Building a new maple counter top for a cabinet in a kitchen and after I put the first coat of finish on I could see some sanding marks under the finish. Is my only option to sand off that first coat and start again.

Using General Finishes Arm r Seal wipe on topcoat after one coat of wood conditioner, didn't stain the wood at all.


----------



## chemmy (Dec 13, 2011)

wlofton said:


> Building a new maple counter top for a cabinet in a kitchen and after I put the first coat of finish on I could see some sanding marks under the finish. Is my only option to sand off that first coat and start again.
> 
> Using General Finishes Arm r Seal wipe on topcoat after one coat of wood conditioner, didn't stain the wood at all.

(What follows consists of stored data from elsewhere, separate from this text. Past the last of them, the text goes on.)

template <typename T> struct Pack4;
template <> struct Pack4<float> {
  static __device__ __forceinline__ void store(float* p, float a, float b, float c, float d) {
    *(float4v*)p = float4v{a, b, c, d};
  }
// ... 856 lines not shown
    }
    const bool diag = (lane >> 5) == ((lane >> 3) & 1);
#pragma unroll
    for (int rt = 0; rt < NRT; ++rt) {
      float4v acc = {0.f, 0.f, 0.f, 0.f};
      if constexpr (XW != 0) {
        half8v xt[NU];
#pragma unroll
        for (int u = 0; u < NU; ++u) xt[u] = xfrag[rt * FRAG + (kw * NU + u) * 64 + lane];
#pragma unroll
        for (int u = 0; u < NU; ++u) acc = __builtin_amdgcn_mfma_f32_16x16x32_f16(wa[u], xt[u], acc, 0, 0, 0);
      } else {
#pragma unroll
        for (int u = 0; u < NU; ++u) acc = __builtin_amdgcn_mfma_f32_16x16x32_f16(wa[u], xb[rt][u], acc, 0, 0, 0);
      }
#pragma unroll
      for (int e = 0; e < 4; ++e) {
        float z = diag ? acc[e] : 0.f;
        z += lane_xor8(z);
        float p, q; lane_swap32(z, p, q);
        acc[e] = p + q;
      }
      if (lane < 32 && (lane & 15) < 8) {
#pragma unroll
        for (int e = 0; e < 4; ++e) red[mw][rt][4 * (lane >> 4) + e][lane & 7] = acc[e];
      }
    }
  }
  WH_PROBE_AT(a, wgid, 4);
  __syncthreads();
  WH_PROBE_AT(a, wgid, 5);
#pragma unroll
  for (int j = 0; j < NOUT; ++j) {
    const int o = tid + NT * j;
    const int es = o / (NRT * 64), ert = (o >> 6) % NRT, er = (o >> 3) & 7, ej = o & 7;
    const int en = blockIdx.x * fw + es * 8 + ej;
    const bool on = o < GS * NRT * 64 && ert * 8 + er < R && es * 8 + ej < fw && en < a.N;
    if (on) {
      float v = e_bias[j];
#pragma unroll
      for (int k = 0; k < KS; ++k) v += red[es * KS + k][ert][ej][er];
      const int64_t rr = r0 + ert * 8 + er;
      const int n = en;
      switch (a.epi) {
        case whk::EPI_STORE: ((half_t*)a.y)[a.y_frag ? frag_elem(rr, n, a.N) : rr * a.y_ld + n] = (half_t)v; break;
        case whk::EPI_GELU: ((half_t*)a.y)[a.y_frag ? frag_elem(rr, n, a.N) : rr * a.y_ld + n] = (half_t)gelu_erf(v); break;
        case whk::EPI_F32: ((float*)a.y)[rr * a.y_ld + n] = v; break;
        case whk::EPI_RESID: a.resid[rr * a.resid_ld + n] = e_res[j] + v; break;
        case whk::EPI_QKV: {
          const int D = a.D;
          if (n < D) ((half_t*)a.y)[rr * a.y_ld + n] = (half_t)v;
          else {
            const int64_t pos = e_pos - e_lag[j];
            if (n < 2 * D) ((half_t*)a.kcache)[rr * a.cache_bs + pos * D + (n - D)] = (half_t)v;
            else ((half_t*)a.vcache)[rr * a.cache_bs + pos * D + (n - 2 * D)] = (half_t)v;
          }
        } break;
      }
    }
  }
  WH_PROBE_AT(a, wgid, 6);
  if (a.bump && blockIdx.x == 0 && blockIdx.y == 0 && tid == 0) atomicAdd(a.bump, a.bump_by);
  if (a.bump2 && blockIdx.x == 0 && blockIdx.y == 0 && tid == 0) atomicAdd(a.bump2, 1);
}

template <int PRO, int GS, int KS, int CSm, int XW, int NRT>
hipError_t launch_gemv8_nrt(const whk::GemvArgs& a, int fw, hipStream_t stream) {
  constexpr int WAVES = GS * KS + XW;
  static_assert(WAVES <= 16, "at most 1024 threads per workgroup");
  if (fw < 1 || fw > 8 * GS) return hipErrorInvalidValue;
  whk::g_form = WH_FORM_NAME("gemv8/%s/gs%d/ks%d/xw%d/rt%d", PRO == whk::PRO_PLAIN ? "plain" : PRO == whk::PRO_LN ? "LN" :
                             CSm == 2 ? "combine2" : CSm == 3 ? "combine3" : "combine4", GS, KS, XW, NRT);
  const int nblk = a.K / 64;
  const int nu = (nblk + KS - 1) / KS;
  dim3 grid((a.N + fw - 1) / fw, (a.R + 8 * NRT - 1) / (8 * NRT)), block(WAVES * 64);
  if constexpr (KS == 2) {
    if (nu > 10) return hipErrorInvalidValue;
    hipLaunchKernelGGL((gemv8_kernel<PRO, GS, KS, 10, CSm, XW, NRT>), grid, block, 0, stream, a, fw);
  } else {
    if (nu <= 3) hipLaunchKernelGGL((gemv8_kernel<PRO, GS, KS, 3, CSm, XW, NRT>), grid, block, 0, stream, a, fw);
    else if (nu <= 5) hipLaunchKernelGGL((gemv8_kernel<PRO, GS, KS, 5, CSm, XW, NRT>), grid, block, 0, stream, a, fw);
    else return hipErrorInvalidValue;
  }
  return hipGetLastError();
}

template <int PRO, int GS, int KS, int CSm, int XW>
hipError_t launch_gemv8_cfg(const whk::GemvArgs& a, int fw, hipStream_t stream) {
  if (a.R <= 8) return launch_gemv8_nrt<PRO, GS, KS, CSm, XW, 1>(a, fw, stream);
  if (a.R <= 16) return launch_gemv8_nrt<PRO, GS, KS, CSm, XW, 2>(a, fw, stream);
  if constexpr (GS * KS + XW < 16) {
    if (a.R > 24) return launch_gemv8_nrt<PRO, GS, KS, CSm, XW, 6>(a, fw, stream);
  }
  return launch_gemv8_nrt<PRO, GS, KS, CSm, XW, 3>(a, fw, stream);
}

static int gemv8_fw(int N, int gs) {
  static int ncu = 256;
  int fw = (N + ncu - 1) / ncu;
  if (fw > 8 * gs) fw = 8 * gs;
  if (fw < 4) fw = N < 8 ? N : 8 < 8 * gs ? 8 : 8 * gs;
  return fw;
}

static int gemv8_slots(int N, int pro) {
  const int ngroups = (N + 7) / 8;
  if (pro == whk::PRO_LN) return ngroups >= 600 ? 3 : ngroups >= 400 ? 2 : 1;
  return 1;
}

template <int PRO, int CSm>
hipError_t launch_gemv8_pro(const whk::GemvArgs& a, hipStream_t stream) {
  const int nblk = a.K / 64, gs = gemv8_slots(a.N, PRO), fw = gemv8_fw(a.N, gs);
  if constexpr (PRO == whk::PRO_PLAIN) {
    if (nblk > 20) {
      whk::GemvArgs b = a;
      b.w_ordered = !WH_DEV_FLAG("WH_GEMV8_W_OPERAND_ORDER");
      return launch_gemv8_cfg<PRO, 1, 16, CSm, 0>(b, fw, stream);
    }
    return launch_gemv8_cfg<PRO, 1, 4, CSm, 0>(a, fw, stream);
  } else {
    if constexpr (PRO == whk::PRO_LN) {
      if (gs == 3 && a.R > 8 && !WH_DEV_FLAG("WH_GEMV8_LN3_KS4")) {
        if (a.R <= 16) return launch_gemv8_nrt<PRO, 3, 2, CSm, 8, 2>(a, fw, stream);
        return launch_gemv8_nrt<PRO, 3, 2, CSm, 8, 3>(a, fw, stream);
      }
      if (gs == 3) return launch_gemv8_cfg<PRO, 3, 4, CSm, 4>(a, fw, stream);
      if (gs == 2) return launch_gemv8_cfg<PRO, 2, 4, CSm, 8>(a, fw, stream);
    }
    return launch_gemv8_cfg<PRO, 1, 4, CSm, 8>(a, fw, stream);
  }
}

bool gemv8_applies(const whk::GemvArgs& a) {
  if (WH_DEV_FLAG("WH_GEMV_DOT2")) return false;
  if (a.variant != 0 || a.R < 1 || a.R > 96 || a.K % 64 != 0) return false;
  const int nblk = a.K / 64;
  if (nblk > 20 && (a.pro != whk::PRO_PLAIN || (nblk + 15) / 16 > 5)) return false;
  if (a.epi == whk::EPI_F32 && a.N > 16384) return false;
  if ((int64_t)a.N * a.K >= (1ll << 31)) return false;
  switch (a.pro) {
    case whk::PRO_PLAIN: return a.x_ld % 8 == 0 && (int64_t)a.R * a.x_ld < (1ll << 30);
    case whk::PRO_LN: return a.ln_folded && a.xf_ld % 4 == 0 && (int64_t)a.R * a.xf_ld < (1ll << 29);
    case whk::PRO_COMBINE:
      return a.K == a.H * 64 && a.H <= 20 && a.splits >= 2 && a.splits <= 4 && (int64_t)a.R * a.H * a.splits * 64 < (1ll << 29);
  }
  return false;
}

Consider it a learning lesson wlofton, yes sand it down with what ever your last grit was only one step finer, OK? You should have at least sanded it to 220 if not do so - 120/150/180/220/ then if you want to make sure no scratches are left you can apply a good coat of Mineral spirits to it and look to see, while wet, if any scratches are still visible, if not, then let dry and then recondition and coat again.

Normally i put a light colored pigment stain on the bare wood before i even start sanding with the coarsest paper i would use [120] till all the stain is removed [a prep stain] If any scratches or other anomalies are present they will stay colored until they have been sanded out. "THEN" you know for sure and can continue sanding with the finer grits and continue with the finishing procedures. OK?:yes:


----------



## MastersHand (Nov 28, 2010)

Unfortunately sanding down is the only option. I have the good fortune of having a wide belt Drum sander but I still then sand with a 6" orbital at 150 grit and then with a Porter Cable flat sander at 180 grit

Sent from my iPhone using Wood Forum


----------



## wlofton (Oct 11, 2010)

Appreciate the advice guys! I thought sanding was my only option to correct it.....the right way!

I originally went through 100 grit sanding drum then ROS 120/150/180 but didn't go all the way to 220 because I wasn't staining. Maybe I still should have.....you're right Chemmy, it's a learning experience!

Thanks for the tip of (pre) staining prior to any sanding!:thumbsup: Will use that.

Will sanding it down and start over. Will try to get pictures up before the weekend. Thanks guys!


----------



## cabinetman (Jul 5, 2007)

wlofton said:


> Appreciate the advice guys! I thought sanding was my only option to correct it.....the right way!
> 
> I originally went through 100 grit sanding drum then ROS 120/150/180 but didn't go all the way to 220 because I wasn't staining.
> 
> Will sanding it down and start over. Will try to get pictures up before the weekend. Thanks guys!


You could have used a stripper to remove the finish. That's a bit quicker and dust free. You might find that 180x is fine enough. Always sand with the grain. You might experiment with scraping. That produces a very smooth finish. 

For some woods 220x may be too smooth to get good stain penetration. It may stain lighter if used. Experimenting with project samples is the best way to tell.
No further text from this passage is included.